但是,在那些守护者所提供的帮助及其鼓舞人心的例子影响之下,业余爱好者很快又变成一名专家、一名代表。画作收藏家是关于其藏品的信息源泉;室内乐演奏家可以滔滔不绝地大谈弦乐四重奏曲的文献;一名简·奥斯汀的爱好者很快成为公认的小说解读名家——但是他却几乎没有听说过狄更斯。类似情形也出现在对芭蕾舞、电影、雕塑和建筑的爱好之中;或者从交叉角度看,出现在对古代、中世纪、其他世纪、风格和流派的爱好中。人们显示出来的这类爱好几乎不属于文化范畴。它并不是为了自我修养,更确切地说,它是社会学意义上的个人癖好、一种休闲活动,近似于当棒球球迷。这两种消遣活动都形成相同的事实性知识的大量堆积,这类人的心态是守财奴式的,目的在于卖弄学问。有一点很能说明问题:据说有300多个学会,每一个专门研究一位作家,其成员几乎是清一色的业余爱好者,他们进行研究,召开会议,就一些学术问题进行商谈,而且肯定出版业务通讯。

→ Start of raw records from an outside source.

@@ -882,161 +887,158 @@
   const wg_f32x2 sp2 = {sp, sp};
   const float sq = (wave == 1) ? 1.f : (wave == 2) ? -1.f : 0.f;
   const wg_f32x2 sq2 = {sq, sq};
-  const int qX = (wave == 3) ? 4 * 32 * WGW_QSTR : 0;
-  const int pswz = (ch >> 2) & 3;
-  const int pA = (ra * 6 * 32 + ch) * 16, pB = (rb * 6 * 32 + ch) * 16;
+  const int pA = (ra * 6 * 32 + ch) * WGW_RS + 2 * hh, pB = (rb * 6 * 32 + ch) * WGW_RS + 2 * hh;
+  const int qXa = WGW_PTILE + ((wave == 3 ? 4 : 0) * 32 + ch) * WGW_RS + 2 * hh;
+  const int qYa = WGW_PTILE + (4 * 32 + ch) * WGW_RS + 2 * hh;
   const bool bias = p.want_bias && pct == 0 && wave == 1;
   double bsum = 0.0;
-
-  f32x16 acc[3][4];
-#pragma unroll
-  for (int a = 0; a < 3; ++a)
+  float bs = 0.f;
+
+  f32x16 acc[4][4];
+#pragma unroll
+  for (int a = 0; a < 4; ++a)
 #pragma unroll
     for (int c = 0; c < 4; ++c)
 #pragma unroll
       for (int r = 0; r < 16; ++r) acc[a][c][r] = 0.f;
 
-  struct WgwOps {
-    f32x4 v[4];
-    f32x4 a0, a1, u1, u2;
-    float a0s[2], a1s[2], u1s[2], u2s[2];
-  };
+  struct WgwOps { float v[4][4], t[4][4]; };
   auto form = [&](const float* cur, auto stc, WgwOps& o) {
     constexpr int st = decltype(stc)::value;
-    constexpr int py2 = st >> 1, sx = st & 1;
-    const int xq = 2 * sx + hh;
-    const int xo = 4 * xq;
-    const int pq = (xq ^ pswz) << 2;
-    f32x4 c[4];
+    constexpr int py = st >> 2, sx = st & 3;
+    wg_f32x2 cl[4], cx[4];
 #pragma unroll
     for (int yr = 0; yr < 4; ++yr) {
-      const f32x4 a = *reinterpret_cast<const f32x4*>(cur + pA + (2 * py2 + yr) * 512 + pq);
-      const f32x4 b = *reinterpret_cast<const f32x4*>(cur + pB + (2 * py2 + yr) * 512 + pq);
-      c[yr] = wgw_fma4(b, sp2, a);
-    }
-    o.v[0] = wgw_sub4(c[0], c[2]);
-    o.v[1] = wgw_add4(c[1], c[2]);
-    o.v[2] = wgw_sub4(c[2], c[1]);
-    o.v[3] = wgw_sub4(c[1], c[3]);
-    const float* qb = cur + WGW_PTILE + ((2 * py2) * 32 + ch) * WGW_QSTR + xo;
-    {
-      const f32x4 x0q = *reinterpret_cast<const f32x4*>(qb + qX + 4);
-      const f32x4 x1q = *reinterpret_cast<const f32x4*>(qb + qX + 32 * WGW_QSTR + 4);
-      const f32x4 y0q = *reinterpret_cast<const f32x4*>(qb + (4 * 32) * WGW_QSTR + 4);
-      const f32x4 y1q = *reinterpret_cast<const f32x4*>(qb + (5 * 32) * WGW_QSTR + 4);
-      o.a0 = wgw_fma4(y0q, sq2, x0q);
-      o.a1 = wgw_fma4(y1q, sq2, x1q);
-      o.u1 = wgw_add4(o.a0, o.a1);
-      o.u2 = wgw_sub4(o.a0, o.a1);
-      if (bias) bsum += (double)((o.u1[0] + o.u1[1]) + (o.u1[2] + o.u1[3]));
-    }
-#pragma unroll
-    for (int e = 0; e < 2; ++e) {
-      const int off = e == 0 ? 0 : 8, el = e == 0 ? 3 : 0;
-      f32x4 xs0 = *reinterpret_cast<const f32x4*>(qb + qX + off);
-      f32x4 xs1 = *reinterpret_cast<const f32x4*>(qb + qX + 32 * WGW_QSTR + off);
-      f32x4 ys0 = *reinterpret_cast<const f32x4*>(qb + (4 * 32) * WGW_QSTR + off);
-      f32x4 ys1 = *reinterpret_cast<const f32x4*>(qb + (5 * 32) * WGW_QSTR + off);
-      asm volatile("" : "+v"(xs0), "+v"(xs1), "+v"(ys0), "+v"(ys1));
-      o.a0s[e] = fmaf(ys0[el], sq, xs0[el]);
-      o.a1s[e] = fmaf(ys1[el], sq, xs1[el]);
-      o.u1s[e] = o.a0s[e] + o.a1s[e];
-      o.u2s[e] = o.a0s[e] - o.a1s[e];
-    }
-  };
-  auto mfma48 = [&](const WgwOps& o) {
-#pragma unroll
-    for (int dx = 0; dx < 3; ++dx)
-#pragma unroll
-      for (int j = 0; j < 4; ++j) {
-        const int w = 5 + j - dx;
-        const float b0 = w == 3 ? o.a0s[0] : w == 8 ? o.a0s[1] : o.a0[(w - 4) & 3];
-        const float b1 = w == 3 ? o.u1s[0] : w == 8 ? o.u1s[1] : o.u1[(w - 4) & 3];
-        const float b2 = w == 3 ? o.u2s[0] : w == 8 ? o.u2s[1] : o.u2[(w - 4) & 3];
-        const float b3 = w == 3 ? o.a1s[0] : w == 8 ? o.a1s[1] : o.a1[(w - 4) & 3];
-        acc[dx][0] = __builtin_amdgcn_mfma_f32_32x32x2f32(o.v[0][j], b0, acc[dx][0], 0, 0, 0);
-        acc[dx][1] = __builtin_amdgcn_mfma_f32_32x32x2f32(o.v[1][j], b1, acc[dx][1], 0, 0, 0);
-        acc[dx][2] = __builtin_amdgcn_mfma_f32_32x32x2f32(o.v[2][j], b2, acc[dx][2], 0, 0, 0);
-        acc[dx][3] = __builtin_amdgcn_mfma_f32_32x32x2f32(o.v[3][j], b3, acc[dx][3], 0, 0, 0);
-      }
+      const float* a = cur + pA + (2 * py + yr) * 32 * WGW_RS + 4 * sx;
+      const float* b = cur + pB + (2 * py + yr) * 32 * WGW_RS + 4 * sx;
+      cl[yr] = wgw_pk_fma(*reinterpret_cast<const wg_f32x2*>(b), sp2, *reinterpret_cast<const wg_f32x2*>(a));
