# BUTSpeechFIT/x-vector-kaldi-tf

Hardware: AMD Instinct MI355X
Metric: utterances/sec (= x-vectors/sec, 512-d) on synthetic 23-dim MFCC, T~U[200,400] (higher is better)
Workload: dtype f32 in/out, f32 accumulate; GEMM products as fp16 MFMA + 2^-11 x scaled bf8 MFMA of the cross terms (layers 1-4) and bf16x3 split MFMA (layer 0, FC)

## Files before the change

include/xvector_hip.h:

```cpp
#ifndef XVECTOR_HIP_H_
#define XVECTOR_HIP_H_

#include <stddef.h>
#include <stdint.h>

#ifdef __cplusplus
extern "C" {
#endif

#define XV_ACT_NONE 0
#define XV_ACT_RELU 1
#define XV_ACT_LRELU 2
#define XV_ACT_PRELU 3

#define XV_ERR_BAD_ARG (-1)
#define XV_ERR_UNSUPPORTED (-2)

int xv_version(void);
const char *xv_last_error(void);
#define XV_TUNE_TILE_ROWS 1
#define XV_TUNE_FIRST_TILES 2
#define XV_TUNE_FP32_GEMM 3
int xv_set_tuning(int key, int value);

int xv_pack_weights_f32(const float *w, int kred, int cout, float *wp, void *stream);

int xv_fold_bn_f32(const float *gamma, const float *beta, const float *mean, const float *var, float eps,
                   int c, float *scale, float *shift, void *stream);

int xv_fold_shift_taps_f32(const float *w, const float *shift, const float *bias, int K, int cin, int cout, float *tap_bias,
                           float *bias_full, void *stream);

int xv_tdnn_layer_f32(const float *x, int64_t R, int cin, int ldx, const float *wp, const float *bias,
                      const float *bn_scale, const float *bn_shift, int act_kind, const float *act_alpha,
                      int K, int dilation, int cout, const uint8_t *row_valid, float *y, int ldy,
                      float *y_preact, void *stream);

size_t xv_packed_weights_rows_f32_floats(int K, int cin, int ldx, int cout);
int xv_pack_weights_rows_f32(const float *w, int K, int cin, int ldx, int cout, float *wp, void *stream);
int xv_tdnn_layer_rows_f32(const float *x, int64_t R, int cin, int ldx, const float *wp, const float *bias, const float *bn_scale,
                           const float *bn_shift, int act_kind, const float *act_alpha, int K, int cout, const uint8_t *row_valid,
                           float *y, int ldy, void *stream);

int xv_toom_supported(int K, int dilation, int cin, int cout);
size_t xv_packed_weights_toom_f32_floats(int K, int cin, int cout);
int xv_pack_weights_toom_f32(const float *w, int K, int cin, int cout, float *wp, void *stream);
int xv_tdnn_layer_toom_f32(const float *x, int64_t R, int cin, int ldx, const float *wp, const float *bias, const float *bn_scale,
                           const float *bn_shift, int act_kind, const float *act_alpha, int K, int cout, const uint8_t *row_valid,
                           float *y, int ldy, void *stream);
int xv_tdnn_layer_toom_dilated_f32(const float *x, int64_t R, int cin, int ldx, const float *wp, const float *bias, const float *bn_scale,
                                   const float *bn_shift, int act_kind, const float *act_alpha, int K, int dilation, int cout,
                                   const uint8_t *row_valid, float *y, int ldy, void *stream);
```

有人可能会问,为什么我把这种处理文化问题的现代方式称为自我表现意识的令人遗憾的标志?有人可能会说,艺术缺乏赞助,在大学校园中找到了安身立命之处;对应机构的专业性越来越强,以便为学识渊博的受众服务;政府和基金会形成了项目资助基金体系,以满足公众的需要;许多鉴赏家也乖乖地一一就范。所有这一切都是逐渐形成的,没有形成其结果的预示和前兆。实际上,许多人并未意识到已经出现的变化,觉得这一切全是自然而然的事情。与整个局面相关的完全有意识的因素是这种做法背后的狂热决心,是其规则和定义的种种计划,是设立了各类附属专业的大学系部,例如,你会看到一个研究19世纪的男子、一个研究文艺复兴时期的女人,或者一个研究弥尔顿的学者——他每周一、三、五的上午10点在课堂上口若悬河,大谈这位诗人的创作方式如何有理。基于这类善意的系统化,加之现存的选修课制度,于是形成了这个原则:每个人在某种时段——通常在大学期间——必须服用一定剂量的这种精心搭配的药物。
这种模式如何对公众产生影响,在广告商笔下的都市女郎肖像画中得以生动地体现。她大谈特谈自己的情况,她的言论让我们一瞥公众内心的一个重要部分。下面这段文字是她的典型沉思之一:
一个女孩会非常忙吗?我在普林斯顿大学修17个单元课程,在自己休假和学校放假时加紧完成自己的事业,在可能安排时学习唱歌和舞蹈,努力与我的五位亲密朋友保持联络,抽时间欣赏迈克尔·杰克逊的音乐,阅读托马斯·哈代的作品,为儿童禁毒计划工作。哦,对了,我还养了三匹马、三只猫、两只鸟,还有我的狗杰克。我最喜欢的杂志说,“非常忙”的意思是,你不愿错过任何东西……我喜欢那本杂志。我猜想,你可能会说,我就是那都市女郎。
念完大学之后,当她步入中年时,迈克尔·杰克逊有可能淡出她的生活,托马斯·哈代可能占据上风,引导她进入我刚才描述的鉴赏家行列。在某种意义上,学术和大学会赢得另外一个新兵。或者说,大学学习的东西可能毫无用处,那17个单元的课程加起来等于零。
但是,在学术机构的实际围墙和象征性围墙之外,是否可能存在文化生活?几乎不可能。公众心态在各个方面都受到学术思维的攻击。在绘画和雕塑展览上,解释和评价通过耳机灌入观众耳朵里,或者被印刷出来,贴在每件作品的旁边。在音乐会上,听众首先阅读节目单。除了刚刚出版的新书之外,所有图书都附有导读和注释。参考书在数量上与正式读本不相上下,其中包括手册、文摘、关于每个题目的字典——它们都以简略的形式提供相关信息。
这种枯燥无味并不是唯一的剥夺方式。过去的情况是,谦虚的读者通过了解历史来满足好奇心,刺激想象力,提高自己的心智。